Colin Montgomerie made headlines this week, suggesting that Tiger Woods should have retired this past summer, at St. Andrews, waving goodbye to the hordes of fans as he crossed the Swilcan Bridge one final time.
Imagine, just for a second, how that all would have gone.
Sportswriters on site would have the most romantic material of their careers. Sportswriters back home would be jealous. Photographers would sell photos from that moment forever. Thoughtful golf fans would be respectful but their hasty brethren would be indignant. The common sports fan would lean towards “good riddance,” having read more negative headlines about Woods in the last five years than positive ones.
And then, in April, we would all still be talking about him.
Don’t blame Monty, who has no clue what it’s like to be Tiger Woods. Woods’ presence in sport is unlike anyone who has or will ever play this game. His retirement will create a nagging little cloud that hovers in the sport’s forecast for years.
“Why go on?” Montgomerie reasoned, on the Bunkered Podcast. “Go out at the top. It’s something very few can do.”
What Monty is inspired by, no doubt, is how much of a struggle it was for Woods to play golf this year, one year removed from nearly having his right leg amputated. He limped his way through four rounds at Augusta National, bowed out after three rounds at the PGA Championship and made 10 bogeys over two tough rounds at the Open.

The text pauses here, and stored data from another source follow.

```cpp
bool stem_x3_fwd_q8_ok(int N, int F, int H, int W) {
  if (!stem_x3_fwd_ps_ok(N, F, H, W)) return false;
  const int Ho = (H + 4 - 10) / 8 + 1, Wo = (W + 4 - 10) / 8 + 1;
  return (unsigned long long)N * (Ho + 2) * (Wo + 2) * 64 < (1ull << 31);
}

int stem_x3_fwd_q8(const unsigned char* frames, const float* w, const float* bias, float q_inv, signed char* q, int N, int F, int H,
                   int W, hipStream_t st) {
  if (!stem_x3_fwd_q8_ok(N, F, H, W)) return fail(FDET_EINVAL, "stem_fwd_q8: unsupported shape (F=%d, %dx%d, N=%d)", F, H, W, N);
  const int Ho = (H + 4 - 10) / 8 + 1, Wo = (W + 4 - 10) / 8 + 1;
  const int img = (Ho + 2) * (Wo + 2) * 4;
  const int chunk = stem_x3_chunk(F, H, W, img);
  const size_t ldsb = (size_t)NROW * RL * 2 * 2 * 2 + 256 + 1024;
  { if (int rc_ = set_lds_attr((const void*)k_stem_fwd_x3_pipe<true, false, true, true>, ldsb, __func__)) return rc_; }
  for (int n0 = 0; n0 < N; n0 += chunk) {
    StemX3Args a{};
    a.x = reinterpret_cast<const float*>(frames + (size_t)n0 * CIN * H * W);
    a.w = w; a.bias = bias; a.y = reinterpret_cast<float*>(q + (size_t)n0 * img * 16);
    a.N = std::min(chunk, N - n0); a.F = F; a.H = H; a.W = W;
    a.Ho = Ho; a.Wo = Wo; a.nrows = a.N * Ho;
    a.ps_hp = Ho + 2; a.ps_wp = Wo + 2; a.ps_img = img; a.q_inv = q_inv;
    const int nblk = a.nrows < 256 ? a.nrows : 256;
    stem_note_route(STEM_X3_PIPE, STEM_PASS_FWD, false, true, false, nblk, a.nrows);
    hipLaunchKernelGGL((k_stem_fwd_x3_pipe<true, false, true, true>), dim3(nblk, 1), dim3(256), ldsb, st, a);
    if (int rc = check_launch("fdet_stem_fwd_q8_u8")) return rc;
  }
  return 0;
}

bool stem_x3_wgrad_pipe_ok(int N, int F, int H, int W) {
  const char* e = FDET_ENV_ONCE("FDET_STEM_PIPE");
  const int Wo = (W + 4 - 10) / 8 + 1;
  return !(e && e[0] == '0') && N > 0 && F > 0 && H >= 10 && Wo <= 60 && Wo > 48 && stem_x3_chunk(F, H, W, 0) >= 1;
}

size_t stem_x3_wgrad_ws_floats(int N, int F, int H, int W) {
  const int Ho = (H + 4 - 10) / 8 + 1;
  const int FP = (F + 63) / 64 * 64;
  const int chunk = std::max(1, stem_x3_chunk(F, H, W, 0));
  size_t slabs = 0;
  for (int n0 = 0; n0 < N; n0 += chunk) slabs += (size_t)std::min(std::min(chunk, N - n0) * Ho, 256);
  return slabs * FP * 320 + slabs * FP;
}

int stem_x3_wgrad(const float* x, const float* dy, float* dW, float* db, float* ws, int N, int F, int H, int W,
                  hipStream_t st, bool p16) {
  const int Ho = (H + 4 - 10) / 8 + 1, Wo = (W + 4 - 10) / 8 + 1;
  const int FP = (F + 63) / 64 * 64;
  const size_t lds = ((size_t)NPLANE * PE * 2 + 64 * DL * 2) * 2;
  StemWgX3Args a{};
  a.F = F; a.H = H; a.W = W; a.Ho = Ho; a.Wo = Wo;
  int slabs = 0;
  if (stem_x3_wgrad_pipe_ok(N, F, H, W)) {
    const size_t lds2 = ((size_t)2 * TILEP + 2 * 64 * DL + 8 * PEP) * 2;
    const void* kern = p16 ? (const void*)k_stem_wgrad_x3_pipe<true> : (const void*)k_stem_wgrad_x3_pipe<false>;
    { if (int rc_ = set_lds_attr(kern, (size_t)(lds2), __func__)) return rc_; }
    const int chunk = stem_x3_chunk(F, H, W, 0);
    const size_t tot = stem_x3_wgrad_ws_floats(N, F, H, W) / ((size_t)FP * 321);
    for (int n0 = 0; n0 < N; n0 += chunk) {
      a.N = std::min(chunk, N - n0); a.nrows = a.N * Ho;
      a.x = x + (size_t)n0 * CIN * H * W; a.dy = dy + (size_t)n0 * F * Ho * Wo;
      const int nblk = a.nrows < 256 ? a.nrows : 256;
      a.ws = ws + (size_t)slabs * FP * 320; a.wsb = ws + tot * FP * 320 + (size_t)slabs * FP;
      stem_note_route(STEM_X3_PIPE, STEM_PASS_WGRAD, p16, false, false, nblk, a.nrows);
      if (p16) hipLaunchKernelGGL(k_stem_wgrad_x3_pipe<true>, dim3(nblk, FP / 64), dim3(256), lds2, st, a);
      else hipLaunchKernelGGL(k_stem_wgrad_x3_pipe<false>, dim3(nblk, FP / 64), dim3(256), lds2, st, a);
      if (int rc = check_launch("fdet_stem_wgrad(bf16x3)")) return rc;
      slabs += nblk;
    }
    a.ws = ws; a.wsb = ws + tot * FP * 320;
  } else {
    if (p16) return fail(FDET_EINVAL, "stem_wgrad (precision16): only the pipelined kernel's shapes (48 < Wo <= 60) are built");
    a.x = x; a.dy = dy; a.N = N; a.nrows = N * Ho;
    slabs = a.nrows < 256 ? a.nrows : 256;
    a.ws = ws; a.wsb = ws + (size_t)slabs * FP * 320;
    { if (int rc_ = set_lds_attr((const void*)k_stem_wgrad_x3, (size_t)(lds), __func__)) return rc_; }
    stem_note_route(STEM_X3_SINGLE, STEM_PASS_WGRAD, false, false, false, slabs, a.nrows);
    hipLaunchKernelGGL(k_stem_wgrad_x3, dim3(slabs, FP / 64), dim3(256), lds, st, a);
    if (int rc = check_launch("fdet_stem_wgrad(bf16x3)")) return rc;
  }
  hipLaunchKernelGGL(k_stem_x3_reduce, dim3(5, F), dim3(1024), 0, st, a.ws, a.wsb, slabs, F, FP, dW, db);
  return check_launch("fdet_stem_wgrad(bf16x3 reduce)");
}

}
```

Measured before the change: 94800.

## Add direct-load stem forward kernel streaming input rows from global into registers

Adds a new stem conv forward kernel that keeps pre-split bf16 weight fragments in LDS and loads input rows straight from global memory into a register ring several K-steps deep, instead of staging input through a double-buffered LDS pipeline. Each wave processes its own output row and prefetches the next row's first loads while finishing the current one. The kernel is enabled by default for all precision variants, with an env var to fall back to the old path. This trades LDS staging and its synchronisation for higher register pressure, and coalescing now depends on strided 16-byte global loads.

```diff
diff --git a/pytorch-face-detection-from-scratch_amd/csrc/fdet_stem_direct.hip b/pytorch-face-detection-from-scratch_amd/csrc/fdet_stem_direct.hip
--- /dev/null
+++ b/pytorch-face-detection-from-scratch_amd/csrc/fdet_stem_direct.hip
@@ -0,0 +1,259 @@
+#include "fdet_common.h"
+#include "fdet_ps.h"
+#include <algorithm>
+#include <type_traits>
+#include <utility>
+
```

What Monty gets wrong is that just because it isn’t graceful doesn’t mean it’s less than great. There are levels to going out on one’s terms and its rarely pleasant. Just ask Tom Brady and Serena Williams and Justin Verlander. Those “levels” are why December 2022 is the first step toward making it a more comfortable reality.
Woods was too banged up to walk 18 holes each day at his Hero World Challenge event in the Bahamas, having developed plantar fasciitis in the weeks prior. That ailment does not leave quickly. Tiger is still feeling it today and he’ll still be feeling it on Christmas Day. Maybe by the time of his Genesis Invitational in February, he’ll feel good enough to give it a go. In place of his entertaining us as a golfer, we received his spiciest press conference in years. Perhaps in his entire career. We’ll take it.
Then we got The Match, where Woods was the worst golfer on offer, but still the kingpin for drawing viewers in to Saturday night fall golf. The ratings spoke for themselves — people will still watch him play golf, even on an uninspiring course at night. Watching Woods rope-hook his way from tee to green with four consecutive 5-irons was the type of juice golf nerds desperately want to get drunk on. Meanwhile, Justin Thomas and Jordan Spieth trashed the old man like any son who finally beat his dad in H-O-R-S-E. Come for Tiger, stay for the real entertainment could be a winning strategy for this enterprise.
As for primetime television, Woods wasn’t special. His mic’d-up explanations are always more coy than colorful. His best idea of humor was switching his golf cart into its noisy REVERSE gear while Thomas addressed a shot. You’ll find funnier jokes on the floor of a 10 a.m. open mic. But, hey! The man is trying. That cutthroat golfer who perfected the sport has almost never turned to the camera with comfort. Baby steps, folks.
Think back to The Match 1, where Woods was oddly silent compared to his opponent, Phil Mickelson. Well, the latter is no longer affiliated with The Match, so it’ll be up to Woods to continue easing his way into being a ceremonial-yet-serious golfer. If we let him do it, we’ll learn some more about him in the process. He might just be a simpleton, but we won’t find out by looking away. Or by him going away.
The future for Woods is bound to include many more events like this one, with his new virtual golf business venture coming to primetime TV schedules in 12 months. “The needle” as he knows it needs some ‘Rated PG’ sharpening, but the more iterations we have of Woods smiling from fun golf, dumb golf, goofy golf, the more comfortable we’ll be when he struggles at the serious golf. It’s exposure therapy, in a way, and we’re all patients. Therapy that continues this week at the PNC Championship: Woods on a golf cart, watching Little Woods swing 100%, inching closer to retirement and all of us enjoying it. Especially him.